The young infant satyr holding a nest containing three frightened chicks is made after Clodion's model of which several versions are known. However, the young satyr holding a cup is a recreation after Clodion's Satyr child running with an owl, pendant of the girl satyr, of which several versions are also known. A marble of the satyr with an owl was exhibited in the 1773 Salon (current location unknown). The model appears again in terracotta on April 8, 1777, during the sale of the Prince of Conti's collection, as a pair with a Young Girl holding a pigeon and a cage of which no other version is known (no 1272 and 1273 ; current location unknown).
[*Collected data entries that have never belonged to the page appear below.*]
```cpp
struct NodePreBwdArgs {
  const float *h, *wpack, *g_P, *g_QX, *g_A, *g_svel, *g_sgrav, *g_xrow, *g_xbar, *g_x_out, *svel;
  const float *bv0, *wv2, *bg0, *wg2;
  const int32_t *batch;
  float *g_h, *g_x, *g_vel, *wg_gzv, *wg_gzg;
  float *d_wv2, *d_bv2, *d_wg2, *d_bg2;
  int N, gravity, has_vel;
  const float *vel, *wv0;
  float *d_wv0, *d_bv0;
  int C;
  int flags = 0;
  float act_param = 0.f;
};
template <int MODE>
__global__ __launch_bounds__(64 * NODE_PRE_WAVES) void node_pre_bwd_kernel(NodePreBwdArgs a) {
  extern __shared__ __attribute__((aligned(16))) float limg[];
  unsigned *img3 = reinterpret_cast<unsigned *>(limg);
  char *rmv = reinterpret_cast<char *>(limg + 3 * IMG3), *rmg = rmv + RM_BYTES;
  load_images_x3(img3, wpack_x3(a.wpack, a.C, I_W1AT), 3);
  if (a.has_vel || a.gravity) {
    const u32x4 *src = reinterpret_cast<const u32x4 *>(wpack_rm(a.wpack, a.C, rm_slot(I_WVEL0)));
    u32x4 *dst = reinterpret_cast<u32x4 *>(rmv);
    for (int i = threadIdx.x; i < 2 * RM_BYTES / 16; i += blockDim.x) dst[i] = src[i];
  }
  __syncthreads();
  typedef typename OperandOf<MODE>::type Op;
  auto op = [](const Vec &v) -> Op { return make_operand<MODE>(v); };
  const int l = lane_id(), j = l & 15, q = l >> 4;
  const int wave = global_wave_id(), nwaves = (gridDim.x * blockDim.x) >> 6;
  const int ntiles = (a.N + 15) >> 4;
  Vec acc_wv2 = vzero(), acc_wg2 = vzero(), acc_wv0 = vzero(), acc_bv0 = vzero();
  double acc_bv2 = 0.0, acc_bg2 = 0.0;
  for (int tile = wave; tile < ntiles; tile += nwaves) {
    const int n = tile * 16 + j;
    const bool valid = n < a.N;
    const int nc = valid ? n : a.N - 1;
    Vec g_h = vload_row(a.g_h + (size_t)nc * H, q);
    gemm_op<MODE>(img3, 0, op(vload_row(a.g_P + (size_t)nc * H, q)), g_h);
    gemm_op<MODE>(img3, 1, op(vload_row(a.g_QX + (size_t)nc * QXLD, q)), g_h);
    gemm_op<MODE>(img3, 2, op(vload_row(a.g_A + (size_t)nc * H, q)), g_h);
    if (a.has_vel || a.gravity) {
      const Op hv = op(vload_row(a.h + (size_t)nc * H, q));
      if (a.has_vel) {
        Vec z = vload_vec(a.bv0, q);
        gemm_rm<MODE, false>(rmv, hv, z);
        const float gs = valid ? a.g_svel[nc] : 0.f;
        vaxpy(acc_wv2, gs, vsilu(z FE_ACT(a)));
        if (q == 0) acc_bv2 += gs;
        const Vec g_z = vdsilu_mul(vscale(vload_vec(a.wv2, q), gs), z FE_ACT(a));
        if (valid) vstore_row(a.wg_gzv + (size_t)n * H, q, g_z);
        gemm_rm<MODE, true>(rmv, op(g_z), g_h);
      }
      if (a.gravity) {
        Vec z = vload_vec(a.bg0, q);
        gemm_rm<MODE, false>(rmg, hv, z);
        const float gs = valid ? a.g_sgrav[nc] : 0.f;
        vaxpy(acc_wg2, gs, vsilu(z FE_ACT(a)));
        if (q == 0) acc_bg2 += gs;
        const Vec g_z = vdsilu_mul(vscale(vload_vec(a.wg2, q), gs), z FE_ACT(a));
        if (valid) vstore_row(a.wg_gzg + (size_t)n * H, q, g_z);
        gemm_rm<MODE, true>(rmg, op(g_z), g_h);
      }
    }
    if (a.wv0) {
      const float vx = a.vel[(size_t)nc * 3], vy = a.vel[(size_t)nc * 3 + 1], vz = a.vel[(size_t)nc * 3 + 2];
      const float vn = sqrt_f(vx * vx + vy * vy + vz * vz);
      Vec z = vload_vec(a.bv0, q);
      vaxpy(z, vn, vload_vec(a.wv0, q));
      const float gs = valid ? a.g_svel[nc] : 0.f;
      vaxpy(acc_wv2, gs, vsilu(z FE_ACT(a)));
      if (q == 0) acc_bv2 += gs;
      const Vec g_z = vdsilu_mul(vscale(vload_vec(a.wv2, q), gs), z FE_ACT(a));
      vadd(acc_bv0, g_z);
      vaxpy(acc_wv0, vn, g_z);
    }
    if (valid) {
      vstore_row(a.g_h + (size_t)n * H, q, g_h);
      if (q == 0) {
        const int b = a.batch[n];
        const float sv = a.svel[n];
#pragma unroll
        for (int k = 0; k < 3; ++k) {
          a.g_x[(size_t)n * 3 + k] += a.g_xrow[(size_t)n * 3 + k] + a.g_QX[(size_t)n * QXLD + H + k] + a.g_xbar[b * 3 + k];
          if (a.g_vel) a.g_vel[(size_t)n * 3 + k] += sv * a.g_x_out[(size_t)n * 3 + k];
// ... 46 lines not shown
  FE_REQUIRE(L->h && L->wpack && L->g_P && L->g_QX && L->g_A && L->g_svel && L->g_xrow && L->g_xbar && L->g_x_out &&
                 L->svel && L->g_h && L->g_x && L->wg_node && L->grads && L->batch,
             "node_pre_backward: null buffer");
  if (L->N == 0) return FASTEGNN_OK;
  const bool grav = has(L, FASTEGNN_F_GRAVITY), rf = has(L, FASTEGNN_F_RF);
  const float *const *p = L->params;
  float *const *g = L->grads;
  const int N = L->N;
  float *wg_np = L->wg_node + 2 * wg_node_rows(L) * H;
  float *wg_gzv = wg_np, *wg_gzg = wg_np + (size_t)N * H;
  NodePreBwdArgs a{L->h, L->wpack, L->g_P, L->g_QX, L->g_A, L->g_svel, L->g_sgrav, L->g_xrow, L->g_xbar, L->g_x_out,
                   L->svel, p[FASTEGNN_P_VEL0_B], p[FASTEGNN_P_VEL2_W], p[FASTEGNN_P_GRAV0_B], p[FASTEGNN_P_GRAV2_W],
                   L->batch, L->g_h, L->g_x, L->g_vel, wg_gzv, wg_gzg,
                   g[FASTEGNN_P_VEL2_W], g[FASTEGNN_P_VEL2_B], g[FASTEGNN_P_GRAV2_W], g[FASTEGNN_P_GRAV2_B], N, grav ? 1 : 0,
                   (p[FASTEGNN_P_VEL0_W] && !rf) ? 1 : 0, L->vel, rf ? p[FASTEGNN_P_VEL0_W] : nullptr,
                   g[FASTEGNN_P_VEL0_W], g[FASTEGNN_P_VEL0_B], L->C, L->flags, L->act_param};
  FE_REQUIRE(!rf || (L->vel && p[FASTEGNN_P_VEL0_W] && g[FASTEGNN_P_VEL0_W] && g[FASTEGNN_P_VEL0_B] && g[FASTEGNN_P_VEL2_W] &&
                     g[FASTEGNN_P_VEL2_B]),
             "node_pre_backward: FastRF needs vel and the coord_mlp_vel parameters / gradients");
  int grid = cdiv(cdiv(N, 16), NODE_PRE_WAVES);
  if (grid > 256) grid = 256;
  {
    ProfScope _ps_node_pre_bwd_kernel(K_NODE_PRE_BWD, st);
    const size_t lds = (size_t)3 * IMG3 * sizeof(float) + 2 * RM_BYTES;
    if (has(L, FASTEGNN_F_BF16)) hipLaunchKernelGGL(node_pre_bwd_kernel<GM_BF16>, dim3(grid), dim3(64 * NODE_PRE_WAVES), lds, st, a);
    else hipLaunchKernelGGL(node_pre_bwd_kernel<GM_X3>, dim3(grid), dim3(64 * NODE_PRE_WAVES), lds, st, a);
  }
  int rc = check_launch("node_pre_bwd_kernel");
  if (rc) return rc;
  const int ld_e0 = 2 * H + 1 + L->ea, ld_v0 = 2 * H + 1 + L->C;
  WgradBatch local(L->wg_slab, st);
  WgradBatch &wb = shared ? *shared : local;
  wb.round = has(L, FASTEGNN_F_BF16);
  const int c0 = has(L, FASTEGNN_F_EGNN) ? 1 : 0;
  if ((rc = wb.add(L->g_P, H, L->h, H, N, g[FASTEGNN_P_EDGE0_W], ld_e0, c0, 1, g[FASTEGNN_P_EDGE0_B]))) return rc;
  if ((rc = wb.add(L->g_QX, QXLD, L->h, H, N, g[FASTEGNN_P_EDGE0_W], ld_e0, c0 + H, 1, nullptr))) return rc;
  if ((rc = wb.add(L->g_A, H, L->h, H, N, g[FASTEGNN_P_VIRT0_W], ld_v0, 0, 1, nullptr))) return rc;
  if (p[FASTEGNN_P_VEL0_W] && !rf)
    if ((rc = wb.add(wg_gzv, H, L->h, H, N, g[FASTEGNN_P_VEL0_W], H, 0, 1, g[FASTEGNN_P_VEL0_B]))) return rc;
  if (grav)
    if ((rc = wb.add(wg_gzg, H, L->h, H, N, g[FASTEGNN_P_GRAV0_W], H, 0, 1, g[FASTEGNN_P_GRAV0_B]))) return rc;
  return shared ? FASTEGNN_OK : wb.finish();
}

}


#ifdef FE_STAMP
extern "C" int fastegnn_debug_read_eb_stamps(unsigned long long *out, int reset) {
// ... 9 lines not shown
```

fastegnn_amd/csrc/misc.hip:

```cpp
#include <cstdlib>
#include "kernels.h"

namespace fe {

__global__ void embed_fwd_kernel(const float *nf, int N, int nfd, const float *W, const float *b, float *h) {
  long idx = (long)blockIdx.x * blockDim.x + threadIdx.x;
  if (idx >= (long)N * H) return;
  int n = (int)(idx >> 6), o = (int)(idx & 63);
  float acc = b[o];
  for (int a = 0; a < nfd; ++a) acc += nf[(size_t)n * nfd + a] * W[o * nfd + a];
  h[idx] = acc;
}
__global__ void dgrad_small_kernel(const float *G, long N, int kf, const float *W, int ldw, int c0, float *g_in, int accumulate) {
  long idx = (long)blockIdx.x * blockDim.x + threadIdx.x;
  if (idx >= N * kf) return;
  long n = idx / kf;
  int a = (int)(idx % kf);
  float acc = 0.f;
  for (int o = 0; o < H; ++o) acc += G[(size_t)n * H + o] * W[(size_t)o * ldw + c0 + a];
  g_in[idx] = accumulate ? g_in[idx] + acc : acc;
}

__global__ void virtual_init_kernel(const float *vnf, int B, int C, float *HvT) {
  long idx = (long)blockIdx.x * blockDim.x + threadIdx.x;
// ... 604 lines not shown
  int rc = plan();
  if (rc) return rc;
  if (n_wg > 0) {
    { ProfScope _ps(K_WGRAD_TN, st); hipLaunchKernelGGL(wgrad_tn_kernel, dim3((unsigned)n_wg), dim3(256), 0, st, tab); }
    rc = check_launch("wgrad_tn_kernel");
    if (rc) return rc;
  }
  { ProfScope _ps(K_WGRAD_REDUCE, st); hipLaunchKernelGGL(wgrad_reduce_kernel, dim3((unsigned)tab.n_jobs, (unsigned)max_nb, IMG / H + 1), dim3(512), 0, st, tab); }
  tab.n_jobs = 0;
  n_wg = 0;
  n_slab = slab_base;
  slab_top = slab_base + slab_cap;
  planned = false;
  max_nb = 1;
  return check_launch("wgrad_reduce_kernel");
}

struct WgsArgs {
  const float *G, *F;
  float *dW, *db;
  long M;
  int ldg, ldf, kf, lddw, c0, rows_per_wg;
};
__global__ __launch_bounds__(256) void wgrad_small_kernel(WgsArgs a) {
  const int o = threadIdx.x & 63, w = wave_id();
  const long m0 = (long)blockIdx.x * a.rows_per_wg;
  long m1 = m0 + a.rows_per_wg;
  if (m1 > a.M) m1 = a.M;
  double acc[8] = {0, 0, 0, 0, 0, 0, 0, 0};
  double bs = 0.;
  long m = m0 + w;
  for (; m + 12 < m1; m += 16) {
    float g[4];
#pragma unroll
    for (int u = 0; u < 4; ++u) g[u] = a.G[(size_t)(m + 4 * u) * a.ldg + o];
#pragma unroll
    for (int u = 0; u < 4; ++u) {
      bs += (double)g[u];
#pragma unroll
      for (int k = 0; k < 8; ++k)
        if (k < a.kf) acc[k] += (double)g[u] * (double)a.F[(size_t)(m + 4 * u) * a.ldf + k];
    }
  }
  for (; m < m1; m += 4) {
    const float g = a.G[(size_t)m * a.ldg + o];
    bs += (double)g;
#pragma unroll
    for (int k = 0; k < 8; ++k)
      if (k < a.kf) acc[k] += (double)g * (double)a.F[(size_t)m * a.ldf + k];
  }
  __shared__ double red[4][9][H];
#pragma unroll
  for (int k = 0; k < 8; ++k) red[w][k][o] = acc[k];
  red[w][8][o] = bs;
  __syncthreads();
  if (w == 0) {
    for (int k = 0; k < a.kf; ++k)
      atomicAdd(&a.dW[(size_t)o * a.lddw + a.c0 + k], (float)((red[0][k][o] + red[1][k][o]) + (red[2][k][o] + red[3][k][o])));
    if (a.db) atomicAdd(&a.db[o], (float)((red[0][8][o] + red[1][8][o]) + (red[2][8][o] + red[3][8][o])));
  }
}
static int launch_wgrad_small_b(const float *G, int ldg, const float *F, int ldf, int kf, long M, float *dW, int lddw,
                                int c0, float *db, hipStream_t st) {
  if (M <= 0 || !dW) return FASTEGNN_OK;
  FE_REQUIRE(kf >= 0 && kf <= 8, "wgrad_small: kf > 8 unsupported");
  WgsArgs a{G, F, dW, db, M, ldg, ldf, kf, lddw, c0, 0};
  long nsplit = (M + 255) / 256;
  if (nsplit > 256) nsplit = 256;
  long rows = (M + nsplit - 1) / nsplit;
  a.rows_per_wg = (int)rows;
  nsplit = (M + rows - 1) / rows;
  { ProfScope _ps_wgrad_small_kernel(K_WGRAD_SMALL, st); hipLaunchKernelGGL(wgrad_small_kernel, dim3((unsigned)nsplit), dim3(256), 0, st, a); }
  return check_launch("wgrad_small_kernel");
}
int launch_dgrad_small(const float *G, long N, int kf, const float *W, int ldw, int c0, float *g_in, int accumulate,
                       hipStream_t st) {
  if (N == 0 || kf == 0) return FASTEGNN_OK;
  hipLaunchKernelGGL(dgrad_small_kernel, dim3(cdiv(N * kf, 256)), dim3(256), 0, st, G, N, kf, W, ldw, c0, g_in, accumulate);
  return check_launch("dgrad_small_kernel");
}

int launch_wgrad_small(const float *G, int ldg, const float *F, int ldf, int kf, long M, float *dW, int lddw, int c0,
                       hipStream_t st) {
  return launch_wgrad_small_b(G, ldg, F, ldf, kf, M, dW, lddw, c0, nullptr, st);
}

__global__ __launch_bounds__(256) void stream_kernel(const f32x4 *src, f32x4 *dst, size_t n, int mode) {
  const size_t stride = (size_t)gridDim.x * blockDim.x;
// ... 304 lines not shown
```

fastegnn_amd/csrc/pack.hip:

```cpp
#include "kernels.h"

namespace fe {

struct PackDesc {
  const float *src;
  int ld, c0, ks, transposed;
};

struct PackArgs {
  const float *p[FASTEGNN_P_COUNT];
  float *wpack;
  int C, ea, na, egnn, rf, bf16;
};
constexpr int PACK_MAX_LAYERS = 8;
struct PackArgsN {
  PackArgs l[PACK_MAX_LAYERS];
};
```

A pair of terracottas including a satyress of the same model as the present is mentioned for the first time with certainty, in the Chariot sale, January 28th 1788: "Two children including a little girl carrying an owl's nest, & the other carrying the father of the brood; they are both in the movement of the race. Height 13 in." (see A. Poulet, G. Scherf, op.cit., p. 140). Several versions with slight variations are in public collections, including a pair in the Cleveland Museum of Art (inv. no. 1944.129 and 1944.130), and a further in the Museum of Fine Arts, Houston (inv. no. 44.576 and 44.577), another again in the Musée Historique de Lorraine, in Nancy (inv. no. RF 2831 and 2832; date uncertain). The garland of vine leaves around the torso of the young satyr reminds of terracottas in Houston and Nancy. Contrary to the three examples previously mentioned, the skin of a beast falling along the left hip modestly hides his sex, as in the version of the Rijksmuseum (inv. no. R.B.K. 16989).
Continuously in great favour among collectors, the models of these two children satyrs by Clodion were copied throughout the 19th century. It seems, however, that the two present terracottas, which compositions are slightly different from Clodion's models, are the only known examples in such impressive dimensions, larger than life-size.